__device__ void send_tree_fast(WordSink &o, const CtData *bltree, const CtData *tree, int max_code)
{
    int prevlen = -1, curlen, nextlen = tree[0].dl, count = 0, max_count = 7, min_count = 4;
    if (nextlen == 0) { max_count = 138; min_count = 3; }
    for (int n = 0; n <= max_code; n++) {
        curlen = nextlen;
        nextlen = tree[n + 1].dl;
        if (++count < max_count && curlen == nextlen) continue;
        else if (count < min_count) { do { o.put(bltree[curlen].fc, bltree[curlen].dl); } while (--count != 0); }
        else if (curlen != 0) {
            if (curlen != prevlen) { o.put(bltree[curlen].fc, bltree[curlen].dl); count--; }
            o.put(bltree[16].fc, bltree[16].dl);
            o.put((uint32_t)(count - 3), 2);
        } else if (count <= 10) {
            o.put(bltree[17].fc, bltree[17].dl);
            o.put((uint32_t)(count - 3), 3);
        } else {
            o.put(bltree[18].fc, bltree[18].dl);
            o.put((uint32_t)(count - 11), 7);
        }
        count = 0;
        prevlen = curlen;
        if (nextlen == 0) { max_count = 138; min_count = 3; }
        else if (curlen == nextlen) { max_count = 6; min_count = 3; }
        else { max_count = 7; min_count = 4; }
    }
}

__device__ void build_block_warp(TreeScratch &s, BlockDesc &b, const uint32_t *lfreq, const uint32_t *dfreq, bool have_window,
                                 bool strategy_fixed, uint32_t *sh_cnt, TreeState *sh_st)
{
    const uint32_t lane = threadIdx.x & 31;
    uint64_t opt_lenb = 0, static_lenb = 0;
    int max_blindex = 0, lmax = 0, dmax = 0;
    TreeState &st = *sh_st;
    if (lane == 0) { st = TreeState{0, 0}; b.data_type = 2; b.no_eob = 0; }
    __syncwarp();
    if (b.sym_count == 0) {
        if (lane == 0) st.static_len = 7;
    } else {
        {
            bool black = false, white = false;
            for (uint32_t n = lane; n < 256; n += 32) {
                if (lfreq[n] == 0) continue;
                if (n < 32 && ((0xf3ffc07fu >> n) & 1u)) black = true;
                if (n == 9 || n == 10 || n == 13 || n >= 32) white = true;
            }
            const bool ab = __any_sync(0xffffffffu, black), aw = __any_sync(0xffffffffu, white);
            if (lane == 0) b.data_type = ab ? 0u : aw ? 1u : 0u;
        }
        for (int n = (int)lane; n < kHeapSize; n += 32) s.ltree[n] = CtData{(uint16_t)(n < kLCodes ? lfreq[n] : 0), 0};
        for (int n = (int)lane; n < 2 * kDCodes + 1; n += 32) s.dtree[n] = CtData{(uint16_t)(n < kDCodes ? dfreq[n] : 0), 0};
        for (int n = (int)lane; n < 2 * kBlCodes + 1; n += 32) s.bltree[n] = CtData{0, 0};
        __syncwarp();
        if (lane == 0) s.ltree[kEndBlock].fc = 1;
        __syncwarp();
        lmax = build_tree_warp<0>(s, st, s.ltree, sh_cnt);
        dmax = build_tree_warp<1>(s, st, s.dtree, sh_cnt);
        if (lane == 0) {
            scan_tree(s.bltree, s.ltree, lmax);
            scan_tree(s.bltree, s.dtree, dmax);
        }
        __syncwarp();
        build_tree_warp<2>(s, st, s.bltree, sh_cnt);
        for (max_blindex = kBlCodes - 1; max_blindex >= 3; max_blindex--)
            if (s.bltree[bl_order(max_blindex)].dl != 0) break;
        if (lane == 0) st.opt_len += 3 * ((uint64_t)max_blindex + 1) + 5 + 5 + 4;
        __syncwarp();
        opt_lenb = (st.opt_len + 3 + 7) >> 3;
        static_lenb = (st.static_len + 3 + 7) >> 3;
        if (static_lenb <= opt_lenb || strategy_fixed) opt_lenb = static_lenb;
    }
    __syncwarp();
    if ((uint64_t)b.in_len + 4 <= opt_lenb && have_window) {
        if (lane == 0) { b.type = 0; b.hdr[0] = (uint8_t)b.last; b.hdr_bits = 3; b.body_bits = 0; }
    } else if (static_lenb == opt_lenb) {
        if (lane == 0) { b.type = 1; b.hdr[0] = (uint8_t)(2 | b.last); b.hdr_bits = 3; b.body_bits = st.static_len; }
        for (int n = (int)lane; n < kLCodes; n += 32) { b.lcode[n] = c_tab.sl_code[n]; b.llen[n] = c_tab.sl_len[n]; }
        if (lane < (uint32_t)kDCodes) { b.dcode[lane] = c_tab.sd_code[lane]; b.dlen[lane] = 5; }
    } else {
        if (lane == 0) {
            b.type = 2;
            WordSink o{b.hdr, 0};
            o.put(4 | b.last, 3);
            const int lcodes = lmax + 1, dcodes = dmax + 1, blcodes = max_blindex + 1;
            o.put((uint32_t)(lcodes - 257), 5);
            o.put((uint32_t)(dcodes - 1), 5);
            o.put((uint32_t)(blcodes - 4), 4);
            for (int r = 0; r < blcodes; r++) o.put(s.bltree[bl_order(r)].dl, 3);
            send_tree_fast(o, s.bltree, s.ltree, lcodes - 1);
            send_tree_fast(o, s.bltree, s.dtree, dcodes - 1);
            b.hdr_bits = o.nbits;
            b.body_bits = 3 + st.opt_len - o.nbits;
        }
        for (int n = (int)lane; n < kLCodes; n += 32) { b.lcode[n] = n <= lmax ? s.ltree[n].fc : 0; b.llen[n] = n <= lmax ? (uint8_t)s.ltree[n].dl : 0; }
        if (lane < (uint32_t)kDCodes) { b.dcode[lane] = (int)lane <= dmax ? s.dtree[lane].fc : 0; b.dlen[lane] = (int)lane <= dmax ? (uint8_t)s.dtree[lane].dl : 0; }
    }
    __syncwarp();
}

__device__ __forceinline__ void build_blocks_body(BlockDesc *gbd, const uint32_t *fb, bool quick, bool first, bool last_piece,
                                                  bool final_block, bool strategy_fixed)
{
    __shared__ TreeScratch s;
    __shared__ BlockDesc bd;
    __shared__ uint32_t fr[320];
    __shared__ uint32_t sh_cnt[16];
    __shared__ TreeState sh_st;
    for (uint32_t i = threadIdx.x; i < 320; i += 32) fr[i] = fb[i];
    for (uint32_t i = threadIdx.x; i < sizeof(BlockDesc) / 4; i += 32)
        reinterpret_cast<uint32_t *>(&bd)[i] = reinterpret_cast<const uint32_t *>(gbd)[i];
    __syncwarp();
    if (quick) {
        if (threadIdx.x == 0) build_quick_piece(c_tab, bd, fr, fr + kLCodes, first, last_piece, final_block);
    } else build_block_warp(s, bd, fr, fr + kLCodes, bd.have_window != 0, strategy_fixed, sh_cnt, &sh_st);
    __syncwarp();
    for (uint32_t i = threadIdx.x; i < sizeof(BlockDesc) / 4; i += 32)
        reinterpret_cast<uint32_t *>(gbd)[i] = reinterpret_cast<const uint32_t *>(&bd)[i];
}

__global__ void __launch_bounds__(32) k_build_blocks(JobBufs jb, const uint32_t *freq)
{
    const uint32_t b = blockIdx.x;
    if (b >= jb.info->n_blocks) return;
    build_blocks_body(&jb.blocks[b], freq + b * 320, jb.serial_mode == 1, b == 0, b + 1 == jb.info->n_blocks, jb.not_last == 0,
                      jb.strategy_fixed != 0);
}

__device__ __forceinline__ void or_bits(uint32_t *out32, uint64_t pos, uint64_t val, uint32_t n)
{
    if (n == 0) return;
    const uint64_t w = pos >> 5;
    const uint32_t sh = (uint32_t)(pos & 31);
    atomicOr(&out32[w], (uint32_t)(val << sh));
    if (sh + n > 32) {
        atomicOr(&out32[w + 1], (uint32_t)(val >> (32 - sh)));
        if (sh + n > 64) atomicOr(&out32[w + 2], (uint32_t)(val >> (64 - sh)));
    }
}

-------------------------

# Your instructions
Print out each line of the data exactly.

# Answer to this task
__device__ void send_tree_fast(WordSink &o, const CtData *bltree, const CtData *tree, int max_code)
{
    int prevlen = -1, curlen, nextlen = tree[0].dl, count = 0, max_count = 7, min_count = 4;
    if (nextlen == 0) { max_count = 138; min_count = 3; }
    for (int n = 0; n <= max_code; n++) {
        curlen = nextlen;
        nextlen = tree[n + 1].dl;
        if (++count < max_count && curlen == nextlen) continue;
        else if (count < min_count) { do { o.put(bltree[curlen].fc, bltree[curlen].dl); } while (--count != 0); }
        else if (curlen != 0) {
            if (curlen != prevlen) { o.put(bltree[curlen].fc, bltree[curlen].dl); count--; }
            o.put(bltree[16].fc, bltree[16].dl);
            o.put((uint32_t)(count - 3), 2);
        } else if (count <= 10) {
            o.put(bltree[17].fc, bltree[17].dl);
            o.put((uint32_t)(count - 3), 3);
        } else {
            o.put(bltree[18].fc, bltree[18].dl);
            o.put((uint32_t)(count - 11), 7);
        }
        count = 0;
        prevlen = curlen;
        if (nextlen == 0) { max_count = 138; min_count = 3; }
        else if (curlen == nextlen) { max_count = 6; min_count = 3; }
        else { max_count = 7; min_count = 4; }
    }
}

__device__ void build_block_warp(TreeScratch &s, BlockDesc &b, const uint32_t *lfreq, const uint32_t *dfreq, bool have_window,
                                 bool strategy_fixed, uint32_t *sh_cnt, TreeState *sh_st)
{
    const uint32_t lane = threadIdx.x & 31;
    uint64_t opt_lenb = 0, static_lenb = 0;
    int max_blindex = 0, lmax = 0, dmax = 0;
    TreeState &st = *sh_st;
    if (lane == 0) { st = TreeState{0, 0}; b.data_type = 2; b.no_eob = 0; }
    __syncwarp();
    if (b.sym_count == 0) {
        if (lane == 0) st.static_len = 7;
    } else {
        {
            bool black = false, white = false;
            for (uint32_t n = lane; n < 256; n += 32) {
                if (lfreq[n] == 0) continue;
                if (n < 32 && ((0xf3ffc07fu >> n) & 1u)) black = true;
                if (n == 9 || n == 10 || n == 13 || n >= 32) white = true;
            }
            const bool ab = __any_sync(0xffffffffu, black), aw = __any_sync(0xffffffffu, white);
            if (lane == 0) b.data_type = ab ? 0u : aw ? 1u : 0u;
        }
        for (int n = (int)lane; n < kHeapSize; n += 32) s.ltree[n] = CtData{(uint16_t)(n < kLCodes ? lfreq[n] : 0), 0};
        for (int n = (int)lane; n < 2 * kDCodes + 1; n += 32) s.dtree[n] = CtData{(uint16_t)(n < kDCodes ? dfreq[n] : 0), 0};
        for (int n = (int)lane; n < 2 * kBlCodes + 1; n += 32) s.bltree[n] = CtData{0, 0};
        __syncwarp();
        if (lane == 0) s.ltree[kEndBlock].fc = 1;
        __syncwarp();
        lmax = build_tree_warp<0>(s, st, s.ltree, sh_cnt);
        dmax = build_tree_warp<1>(s, st, s.dtree, sh_cnt);
        if (lane == 0) {
            scan_tree(s.bltree, s.ltree, lmax);
            scan_tree(s.bltree, s.dtree, dmax);
        }
        __syncwarp();
        build_tree_warp<2>(s, st, s.bltree, sh_cnt);
        for (max_blindex = kBlCodes - 1; max_blindex >= 3; max_blindex--)
            if (s.bltree[bl_order(max_blindex)].dl != 0) break;
        if (lane == 0) st.opt_len += 3 * ((uint64_t)max_blindex + 1) + 5 + 5 + 4;
        __syncwarp();
        opt_lenb = (st.opt_len + 3 + 7) >> 3;
        static_lenb = (st.static_len + 3 + 7) >> 3;
        if (static_lenb <= opt_lenb || strategy_fixed) opt_lenb = static_lenb;
    }
    __syncwarp();
    if ((uint64_t)b.in_len + 4 <= opt_lenb && have_window) {
        if (lane == 0) { b.type = 0; b.hdr[0] = (uint8_t)b.last; b.hdr_bits = 3; b.body_bits = 0; }
    } else if (static_lenb == opt_lenb) {
        if (lane == 0) { b.type = 1; b.hdr[0] = (uint8_t)(2 | b.last); b.hdr_bits = 3; b.body_bits = st.static_len; }
        for (int n = (int)lane; n < kLCodes; n += 32) { b.lcode[n] = c_tab.sl_code[n]; b.llen[n] = c_tab.sl_len[n]; }
        if (lane < (uint32_t)kDCodes) { b.dcode[lane] = c_tab.sd_code[lane]; b.dlen[lane] = 5; }
    } else {
        if (lane == 0) {
            b.type = 2;
            WordSink o{b.hdr, 0};
            o.put(4 | b.last, 3);
            const int lcodes = lmax + 1, dcodes = dmax + 1, blcodes = max_blindex + 1;
            o.put((uint32_t)(lcodes - 257), 5);
            o.put((uint32_t)(dcodes - 1), 5);
            o.put((uint32_t)(blcodes - 4), 4);
            for (int r = 0; r < blcodes; r++) o.put(s.bltree[bl_order(r)].dl, 3);
            send_tree_fast(o, s.bltree, s.ltree, lcodes - 1);
            send_tree_fast(o, s.bltree, s.dtree, dcodes - 1);
            b.hdr_bits = o.nbits;
            b.body_bits = 3 + st.opt_len - o.nbits;
        }
        for (int n = (int)lane; n < kLCodes; n += 32) { b.lcode[n] = n <= lmax ? s.ltree[n].fc : 0; b.llen[n] = n <= lmax ? (uint8_t)s.ltree[n].dl : 0; }
        if (lane < (uint32_t)kDCodes) { b.dcode[lane] = (int)lane <= dmax ? s.dtree[lane].fc : 0; b.dlen[lane] = (int)lane <= dmax ? (uint8_t)s.dtree[lane].dl : 0; }
    }
    __syncwarp();
}

__device__ __forceinline__ void build_blocks_body(BlockDesc *gbd, const uint32_t *fb, bool quick, bool first, bool last_piece,
                                                  bool final_block, bool strategy_fixed)
{
    __shared__ TreeScratch s;
    __shared__ BlockDesc bd;
    __shared__ uint32_t fr[320];
    __shared__ uint32_t sh_cnt[16];
    __shared__ TreeState sh_st;
    for (uint32_t i = threadIdx.x; i < 320; i += 32) fr[i] = fb[i];
    for (uint32_t i = threadIdx.x; i < sizeof(BlockDesc) / 4; i += 32)
        reinterpret_cast<uint32_t *>(&bd)[i] = reinterpret_cast<const uint32_t *>(gbd)[i];
    __syncwarp();
    if (quick) {
        if (threadIdx.x == 0) build_quick_piece(c_tab, bd, fr, fr + kLCodes, first, last_piece, final_block);
    } else build_block_warp(s, bd, fr, fr + kLCodes, bd.have_window != 0, strategy_fixed, sh_cnt, &sh_st);
    __syncwarp();
    for (uint32_t i = threadIdx.x; i < sizeof(BlockDesc) / 4; i += 32)
        reinterpret_cast<uint32_t *>(gbd)[i] = reinterpret_cast<const uint32_t *>(&bd)[i];
}

__global__ void __launch_bounds__(32) k_build_blocks(JobBufs jb, const uint32_t *freq)
{
    const uint32_t b = blockIdx.x;
    if (b >= jb.info->n_blocks) return;
    build_blocks_body(&jb.blocks[b], freq + b * 320, jb.serial_mode == 1, b == 0, b + 1 == jb.info->n_blocks, jb.not_last == 0,
                      jb.strategy_fixed != 0);
}

__device__ __forceinline__ void or_bits(uint32_t *out32, uint64_t pos, uint64_t val, uint32_t n)
{
    if (n == 0) return;
    const uint64_t w = pos >> 5;
    const uint32_t sh = (uint32_t)(pos & 31);
    atomicOr(&out32[w], (uint32_t)(val << sh));
    if (sh + n > 32) {
        atomicOr(&out32[w + 1], (uint32_t)(val >> (32 - sh)));
        if (sh + n > 64) atomicOr(&out32[w + 2], (uint32_t)(val >> (64 - sh)));
    }
}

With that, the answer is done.